== Data listing ==

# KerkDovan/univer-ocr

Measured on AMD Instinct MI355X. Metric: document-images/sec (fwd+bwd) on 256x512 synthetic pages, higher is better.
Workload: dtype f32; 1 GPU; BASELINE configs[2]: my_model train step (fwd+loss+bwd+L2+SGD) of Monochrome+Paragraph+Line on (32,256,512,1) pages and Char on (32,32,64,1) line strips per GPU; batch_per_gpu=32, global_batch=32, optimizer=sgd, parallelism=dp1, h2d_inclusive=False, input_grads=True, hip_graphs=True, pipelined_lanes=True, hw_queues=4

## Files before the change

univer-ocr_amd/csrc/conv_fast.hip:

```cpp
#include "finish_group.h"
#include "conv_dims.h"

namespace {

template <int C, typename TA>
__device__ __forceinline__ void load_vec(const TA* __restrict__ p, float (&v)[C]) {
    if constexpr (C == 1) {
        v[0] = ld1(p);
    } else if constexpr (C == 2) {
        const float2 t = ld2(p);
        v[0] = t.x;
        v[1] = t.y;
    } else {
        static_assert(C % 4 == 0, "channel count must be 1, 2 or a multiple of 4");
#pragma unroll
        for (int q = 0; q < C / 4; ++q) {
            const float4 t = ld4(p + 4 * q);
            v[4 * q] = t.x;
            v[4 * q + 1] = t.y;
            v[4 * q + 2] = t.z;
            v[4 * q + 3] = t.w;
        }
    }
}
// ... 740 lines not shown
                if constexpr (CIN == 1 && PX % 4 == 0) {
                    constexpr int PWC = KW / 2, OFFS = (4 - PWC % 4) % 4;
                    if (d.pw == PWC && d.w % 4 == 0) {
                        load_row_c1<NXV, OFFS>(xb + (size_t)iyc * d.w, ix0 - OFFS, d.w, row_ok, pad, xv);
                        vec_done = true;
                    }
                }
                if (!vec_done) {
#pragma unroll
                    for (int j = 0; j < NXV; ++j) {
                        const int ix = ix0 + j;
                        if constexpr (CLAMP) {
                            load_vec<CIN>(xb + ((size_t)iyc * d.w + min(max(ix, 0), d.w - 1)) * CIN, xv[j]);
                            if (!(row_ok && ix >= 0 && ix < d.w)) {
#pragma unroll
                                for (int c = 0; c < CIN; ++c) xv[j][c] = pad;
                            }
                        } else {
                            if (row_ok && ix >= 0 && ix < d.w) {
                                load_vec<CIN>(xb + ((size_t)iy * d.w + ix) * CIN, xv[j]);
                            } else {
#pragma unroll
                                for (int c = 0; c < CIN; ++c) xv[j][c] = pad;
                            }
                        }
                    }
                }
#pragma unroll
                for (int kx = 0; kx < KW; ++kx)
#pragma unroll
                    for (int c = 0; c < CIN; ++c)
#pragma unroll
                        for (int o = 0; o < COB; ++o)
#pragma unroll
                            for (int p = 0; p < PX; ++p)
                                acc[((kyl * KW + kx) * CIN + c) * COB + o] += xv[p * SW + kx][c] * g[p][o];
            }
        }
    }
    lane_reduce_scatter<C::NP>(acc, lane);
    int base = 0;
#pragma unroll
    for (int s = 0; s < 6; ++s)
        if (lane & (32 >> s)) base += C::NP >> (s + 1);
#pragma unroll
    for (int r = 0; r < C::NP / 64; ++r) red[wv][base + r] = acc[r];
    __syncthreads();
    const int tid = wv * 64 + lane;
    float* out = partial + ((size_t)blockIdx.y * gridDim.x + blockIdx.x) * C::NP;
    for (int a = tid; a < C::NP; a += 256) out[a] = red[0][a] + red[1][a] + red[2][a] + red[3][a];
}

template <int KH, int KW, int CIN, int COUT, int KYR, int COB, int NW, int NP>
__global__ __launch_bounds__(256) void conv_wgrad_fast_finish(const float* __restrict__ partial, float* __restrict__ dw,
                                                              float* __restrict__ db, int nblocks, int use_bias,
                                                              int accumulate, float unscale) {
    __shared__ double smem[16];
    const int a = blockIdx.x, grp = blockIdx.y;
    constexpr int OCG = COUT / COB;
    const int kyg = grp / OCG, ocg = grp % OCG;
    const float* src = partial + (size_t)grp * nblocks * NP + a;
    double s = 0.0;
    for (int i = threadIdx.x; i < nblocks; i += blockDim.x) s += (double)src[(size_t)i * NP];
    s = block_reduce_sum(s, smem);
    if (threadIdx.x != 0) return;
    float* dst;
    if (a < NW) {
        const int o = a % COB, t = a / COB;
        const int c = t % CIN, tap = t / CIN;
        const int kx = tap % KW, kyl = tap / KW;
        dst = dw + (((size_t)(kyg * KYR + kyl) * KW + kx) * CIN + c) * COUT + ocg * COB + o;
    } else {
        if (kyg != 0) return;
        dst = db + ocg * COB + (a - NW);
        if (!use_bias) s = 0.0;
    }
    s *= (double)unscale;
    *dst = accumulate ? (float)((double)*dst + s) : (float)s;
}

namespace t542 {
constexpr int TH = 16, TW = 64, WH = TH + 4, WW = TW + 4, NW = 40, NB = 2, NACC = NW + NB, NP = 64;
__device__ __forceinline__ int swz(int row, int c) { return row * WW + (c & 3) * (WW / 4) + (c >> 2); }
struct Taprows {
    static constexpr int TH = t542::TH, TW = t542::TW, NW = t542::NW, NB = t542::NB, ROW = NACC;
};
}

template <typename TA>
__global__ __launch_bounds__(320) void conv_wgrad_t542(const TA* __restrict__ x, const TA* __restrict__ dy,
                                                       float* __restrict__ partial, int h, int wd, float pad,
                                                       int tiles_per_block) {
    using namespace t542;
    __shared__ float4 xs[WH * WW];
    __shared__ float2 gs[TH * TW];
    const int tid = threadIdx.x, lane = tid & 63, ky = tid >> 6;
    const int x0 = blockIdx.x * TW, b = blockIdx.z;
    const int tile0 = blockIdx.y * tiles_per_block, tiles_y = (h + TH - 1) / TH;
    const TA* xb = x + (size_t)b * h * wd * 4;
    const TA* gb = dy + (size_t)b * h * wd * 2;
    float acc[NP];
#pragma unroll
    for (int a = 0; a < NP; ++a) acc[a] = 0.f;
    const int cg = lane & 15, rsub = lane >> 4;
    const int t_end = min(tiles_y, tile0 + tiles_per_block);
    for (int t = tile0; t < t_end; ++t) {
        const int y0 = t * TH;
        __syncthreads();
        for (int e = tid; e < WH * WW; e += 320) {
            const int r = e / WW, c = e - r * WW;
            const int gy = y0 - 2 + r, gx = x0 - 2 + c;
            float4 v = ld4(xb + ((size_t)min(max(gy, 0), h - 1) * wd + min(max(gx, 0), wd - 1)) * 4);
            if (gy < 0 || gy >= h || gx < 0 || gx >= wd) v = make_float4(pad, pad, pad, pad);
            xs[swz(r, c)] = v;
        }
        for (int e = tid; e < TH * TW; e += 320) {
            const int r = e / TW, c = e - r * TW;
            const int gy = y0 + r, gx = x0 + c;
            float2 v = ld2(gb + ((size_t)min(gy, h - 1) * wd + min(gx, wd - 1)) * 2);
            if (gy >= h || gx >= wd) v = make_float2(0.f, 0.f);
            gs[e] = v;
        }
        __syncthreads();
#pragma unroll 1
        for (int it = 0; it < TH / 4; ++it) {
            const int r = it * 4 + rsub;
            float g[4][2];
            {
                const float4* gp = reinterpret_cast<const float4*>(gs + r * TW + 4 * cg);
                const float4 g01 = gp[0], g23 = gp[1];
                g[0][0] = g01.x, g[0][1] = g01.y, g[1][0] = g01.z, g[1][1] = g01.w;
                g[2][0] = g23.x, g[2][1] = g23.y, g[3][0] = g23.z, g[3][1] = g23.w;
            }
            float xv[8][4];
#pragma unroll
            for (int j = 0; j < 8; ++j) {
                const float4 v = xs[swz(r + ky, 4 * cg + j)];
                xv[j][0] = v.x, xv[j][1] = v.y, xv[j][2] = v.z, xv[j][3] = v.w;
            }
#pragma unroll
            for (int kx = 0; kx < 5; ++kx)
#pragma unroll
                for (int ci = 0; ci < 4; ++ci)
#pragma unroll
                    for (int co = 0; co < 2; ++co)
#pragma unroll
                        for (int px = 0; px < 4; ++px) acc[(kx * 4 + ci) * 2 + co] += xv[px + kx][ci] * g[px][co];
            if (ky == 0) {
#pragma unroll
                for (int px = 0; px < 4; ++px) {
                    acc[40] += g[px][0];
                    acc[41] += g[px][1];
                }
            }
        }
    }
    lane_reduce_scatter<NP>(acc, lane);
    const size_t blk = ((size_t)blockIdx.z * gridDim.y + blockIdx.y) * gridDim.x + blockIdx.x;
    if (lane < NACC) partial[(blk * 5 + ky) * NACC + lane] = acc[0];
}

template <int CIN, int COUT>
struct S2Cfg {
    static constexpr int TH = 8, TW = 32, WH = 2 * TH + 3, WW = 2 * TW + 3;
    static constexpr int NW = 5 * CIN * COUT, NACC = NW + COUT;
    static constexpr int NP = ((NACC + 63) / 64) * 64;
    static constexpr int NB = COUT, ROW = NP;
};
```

===
== Data listing ==

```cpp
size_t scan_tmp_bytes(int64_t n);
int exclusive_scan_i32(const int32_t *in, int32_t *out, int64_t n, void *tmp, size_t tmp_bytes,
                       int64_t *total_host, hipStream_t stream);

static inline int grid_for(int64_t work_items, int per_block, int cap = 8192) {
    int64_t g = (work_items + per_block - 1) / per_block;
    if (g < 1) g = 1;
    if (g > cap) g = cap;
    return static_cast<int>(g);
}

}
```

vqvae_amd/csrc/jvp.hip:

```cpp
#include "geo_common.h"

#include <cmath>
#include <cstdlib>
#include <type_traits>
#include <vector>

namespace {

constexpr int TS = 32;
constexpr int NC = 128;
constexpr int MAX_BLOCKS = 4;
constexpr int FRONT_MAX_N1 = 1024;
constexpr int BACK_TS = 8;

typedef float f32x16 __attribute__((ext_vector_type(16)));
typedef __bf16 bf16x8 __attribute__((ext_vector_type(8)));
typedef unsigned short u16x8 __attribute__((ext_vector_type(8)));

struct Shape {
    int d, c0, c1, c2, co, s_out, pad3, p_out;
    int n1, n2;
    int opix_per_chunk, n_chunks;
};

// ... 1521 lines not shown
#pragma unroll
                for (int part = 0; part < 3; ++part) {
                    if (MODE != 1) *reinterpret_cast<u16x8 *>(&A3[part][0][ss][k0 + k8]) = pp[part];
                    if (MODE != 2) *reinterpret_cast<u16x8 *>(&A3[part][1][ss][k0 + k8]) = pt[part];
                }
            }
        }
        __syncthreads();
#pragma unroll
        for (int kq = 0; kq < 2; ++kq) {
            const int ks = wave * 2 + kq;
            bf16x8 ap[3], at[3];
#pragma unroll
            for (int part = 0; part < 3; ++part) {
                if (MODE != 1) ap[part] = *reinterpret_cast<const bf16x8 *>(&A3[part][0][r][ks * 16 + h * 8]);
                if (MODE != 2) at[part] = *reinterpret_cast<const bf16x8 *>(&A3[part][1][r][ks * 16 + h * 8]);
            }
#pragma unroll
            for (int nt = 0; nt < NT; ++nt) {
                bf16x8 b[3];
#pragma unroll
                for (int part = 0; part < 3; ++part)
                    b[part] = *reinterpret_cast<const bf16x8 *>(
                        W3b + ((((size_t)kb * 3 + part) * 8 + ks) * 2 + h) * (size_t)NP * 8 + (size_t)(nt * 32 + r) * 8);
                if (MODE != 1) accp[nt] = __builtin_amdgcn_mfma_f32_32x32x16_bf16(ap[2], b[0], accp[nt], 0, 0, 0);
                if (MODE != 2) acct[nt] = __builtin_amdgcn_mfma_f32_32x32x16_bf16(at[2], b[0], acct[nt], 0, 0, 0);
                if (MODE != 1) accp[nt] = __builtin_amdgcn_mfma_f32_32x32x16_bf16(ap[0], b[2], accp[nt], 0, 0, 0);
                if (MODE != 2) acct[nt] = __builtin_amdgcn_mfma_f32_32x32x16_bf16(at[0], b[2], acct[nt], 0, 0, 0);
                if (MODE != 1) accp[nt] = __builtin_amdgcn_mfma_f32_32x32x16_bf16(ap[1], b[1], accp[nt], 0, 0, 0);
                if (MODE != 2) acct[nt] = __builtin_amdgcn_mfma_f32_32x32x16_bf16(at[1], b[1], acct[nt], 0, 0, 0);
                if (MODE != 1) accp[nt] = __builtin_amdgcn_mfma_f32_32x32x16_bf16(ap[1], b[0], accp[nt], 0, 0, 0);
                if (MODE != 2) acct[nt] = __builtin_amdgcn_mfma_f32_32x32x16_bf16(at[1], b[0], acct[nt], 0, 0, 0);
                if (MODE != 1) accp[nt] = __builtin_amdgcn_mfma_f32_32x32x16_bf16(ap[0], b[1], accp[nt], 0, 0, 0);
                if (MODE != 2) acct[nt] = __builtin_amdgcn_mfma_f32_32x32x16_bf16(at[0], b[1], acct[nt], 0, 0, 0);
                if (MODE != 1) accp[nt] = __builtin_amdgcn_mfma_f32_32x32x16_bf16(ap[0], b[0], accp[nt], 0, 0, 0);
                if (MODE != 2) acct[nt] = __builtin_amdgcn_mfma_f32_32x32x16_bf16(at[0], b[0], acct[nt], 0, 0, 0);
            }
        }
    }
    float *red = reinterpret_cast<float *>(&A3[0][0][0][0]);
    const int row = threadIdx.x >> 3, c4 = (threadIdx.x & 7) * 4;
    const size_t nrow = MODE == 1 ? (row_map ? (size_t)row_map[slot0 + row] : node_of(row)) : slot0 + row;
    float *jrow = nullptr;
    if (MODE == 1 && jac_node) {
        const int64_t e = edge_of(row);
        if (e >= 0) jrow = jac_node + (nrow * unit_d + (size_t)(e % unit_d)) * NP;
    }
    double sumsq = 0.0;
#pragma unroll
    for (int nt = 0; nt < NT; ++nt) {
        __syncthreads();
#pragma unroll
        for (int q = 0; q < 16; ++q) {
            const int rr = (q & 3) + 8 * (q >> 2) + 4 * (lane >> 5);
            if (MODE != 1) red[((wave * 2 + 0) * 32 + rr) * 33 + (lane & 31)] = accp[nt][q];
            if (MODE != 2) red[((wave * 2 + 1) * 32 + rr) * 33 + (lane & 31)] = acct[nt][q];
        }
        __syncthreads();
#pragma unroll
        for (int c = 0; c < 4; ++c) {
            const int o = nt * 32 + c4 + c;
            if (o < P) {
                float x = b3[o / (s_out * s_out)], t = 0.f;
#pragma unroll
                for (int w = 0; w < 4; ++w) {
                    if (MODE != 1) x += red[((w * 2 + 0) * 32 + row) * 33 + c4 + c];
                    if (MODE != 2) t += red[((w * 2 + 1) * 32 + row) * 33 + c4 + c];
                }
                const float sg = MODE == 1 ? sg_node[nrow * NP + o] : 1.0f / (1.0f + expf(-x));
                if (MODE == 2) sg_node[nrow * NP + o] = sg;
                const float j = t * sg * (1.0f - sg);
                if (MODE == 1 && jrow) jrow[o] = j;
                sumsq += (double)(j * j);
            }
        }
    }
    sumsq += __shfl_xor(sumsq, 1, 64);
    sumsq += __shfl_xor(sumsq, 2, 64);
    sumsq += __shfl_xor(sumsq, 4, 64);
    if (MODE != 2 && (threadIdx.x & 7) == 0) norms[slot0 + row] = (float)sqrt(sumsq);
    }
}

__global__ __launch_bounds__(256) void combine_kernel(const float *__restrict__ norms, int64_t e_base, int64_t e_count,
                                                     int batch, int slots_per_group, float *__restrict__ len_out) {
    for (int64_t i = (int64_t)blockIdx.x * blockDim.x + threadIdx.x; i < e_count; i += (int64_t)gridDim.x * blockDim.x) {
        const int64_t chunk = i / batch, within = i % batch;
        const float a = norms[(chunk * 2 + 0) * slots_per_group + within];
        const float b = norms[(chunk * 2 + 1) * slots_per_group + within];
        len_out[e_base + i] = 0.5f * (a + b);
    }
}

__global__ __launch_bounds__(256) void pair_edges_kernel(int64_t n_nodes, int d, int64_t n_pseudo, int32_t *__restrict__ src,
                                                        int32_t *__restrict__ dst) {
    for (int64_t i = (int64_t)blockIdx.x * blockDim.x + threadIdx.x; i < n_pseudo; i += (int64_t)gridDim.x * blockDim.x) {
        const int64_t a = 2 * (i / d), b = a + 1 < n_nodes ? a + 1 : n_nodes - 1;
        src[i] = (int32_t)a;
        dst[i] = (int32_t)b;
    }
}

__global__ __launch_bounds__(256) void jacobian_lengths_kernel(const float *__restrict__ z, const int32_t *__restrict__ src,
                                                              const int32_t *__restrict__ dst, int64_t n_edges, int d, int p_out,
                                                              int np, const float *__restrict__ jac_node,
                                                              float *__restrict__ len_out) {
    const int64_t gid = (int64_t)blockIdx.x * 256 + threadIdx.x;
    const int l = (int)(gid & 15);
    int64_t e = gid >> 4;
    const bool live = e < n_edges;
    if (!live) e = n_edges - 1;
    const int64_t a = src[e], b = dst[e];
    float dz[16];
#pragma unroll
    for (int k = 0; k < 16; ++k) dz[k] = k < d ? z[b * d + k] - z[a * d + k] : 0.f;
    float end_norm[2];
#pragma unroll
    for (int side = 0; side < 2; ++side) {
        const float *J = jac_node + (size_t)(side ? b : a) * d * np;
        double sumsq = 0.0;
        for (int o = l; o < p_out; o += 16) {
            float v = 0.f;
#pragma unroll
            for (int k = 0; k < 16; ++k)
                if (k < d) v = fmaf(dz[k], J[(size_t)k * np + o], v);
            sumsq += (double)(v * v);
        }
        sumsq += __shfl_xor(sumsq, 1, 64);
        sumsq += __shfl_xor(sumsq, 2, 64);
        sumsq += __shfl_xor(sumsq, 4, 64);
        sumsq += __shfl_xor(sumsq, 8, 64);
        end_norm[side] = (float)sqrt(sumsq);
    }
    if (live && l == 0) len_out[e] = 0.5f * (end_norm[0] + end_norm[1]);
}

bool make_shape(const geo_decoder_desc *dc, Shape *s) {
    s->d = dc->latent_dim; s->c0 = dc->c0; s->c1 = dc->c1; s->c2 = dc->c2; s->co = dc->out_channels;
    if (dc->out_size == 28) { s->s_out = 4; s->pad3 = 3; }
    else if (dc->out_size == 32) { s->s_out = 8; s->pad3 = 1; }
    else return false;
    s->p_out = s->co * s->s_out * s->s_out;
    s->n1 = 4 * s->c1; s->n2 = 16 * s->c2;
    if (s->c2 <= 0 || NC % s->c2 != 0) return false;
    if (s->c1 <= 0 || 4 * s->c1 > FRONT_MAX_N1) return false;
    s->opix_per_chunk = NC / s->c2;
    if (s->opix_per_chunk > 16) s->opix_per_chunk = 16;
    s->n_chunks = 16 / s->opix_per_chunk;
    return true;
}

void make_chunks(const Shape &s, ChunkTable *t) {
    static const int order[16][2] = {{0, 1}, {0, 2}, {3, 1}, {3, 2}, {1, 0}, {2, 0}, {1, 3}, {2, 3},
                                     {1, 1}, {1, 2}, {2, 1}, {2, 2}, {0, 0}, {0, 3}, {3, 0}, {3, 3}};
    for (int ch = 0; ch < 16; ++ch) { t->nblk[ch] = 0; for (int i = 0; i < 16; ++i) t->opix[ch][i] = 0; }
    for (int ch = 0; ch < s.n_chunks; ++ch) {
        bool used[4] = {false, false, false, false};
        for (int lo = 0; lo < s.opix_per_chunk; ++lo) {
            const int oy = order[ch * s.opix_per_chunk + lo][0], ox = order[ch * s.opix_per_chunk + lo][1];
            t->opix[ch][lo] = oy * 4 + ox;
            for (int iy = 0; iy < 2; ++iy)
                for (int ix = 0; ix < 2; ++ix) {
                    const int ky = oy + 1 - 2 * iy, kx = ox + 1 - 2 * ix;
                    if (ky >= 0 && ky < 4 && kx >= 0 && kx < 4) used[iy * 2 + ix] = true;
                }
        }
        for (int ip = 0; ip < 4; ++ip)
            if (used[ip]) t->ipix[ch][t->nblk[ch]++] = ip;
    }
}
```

===

== Task ==
Take every line from the data that includes the word "return".

== Output of the task ==
    if (threadIdx.x != 0) return;
        if (kyg != 0) return;
__device__ __forceinline__ int swz(int row, int c) { return row * WW + (c & 3) * (WW / 4) + (c >> 2); }
    return static_cast<int>(g);
    else return false;
    if (s->c2 <= 0 || NC % s->c2 != 0) return false;
    if (s->c1 <= 0 || 4 * s->c1 > FRONT_MAX_N1) return false;
    return true;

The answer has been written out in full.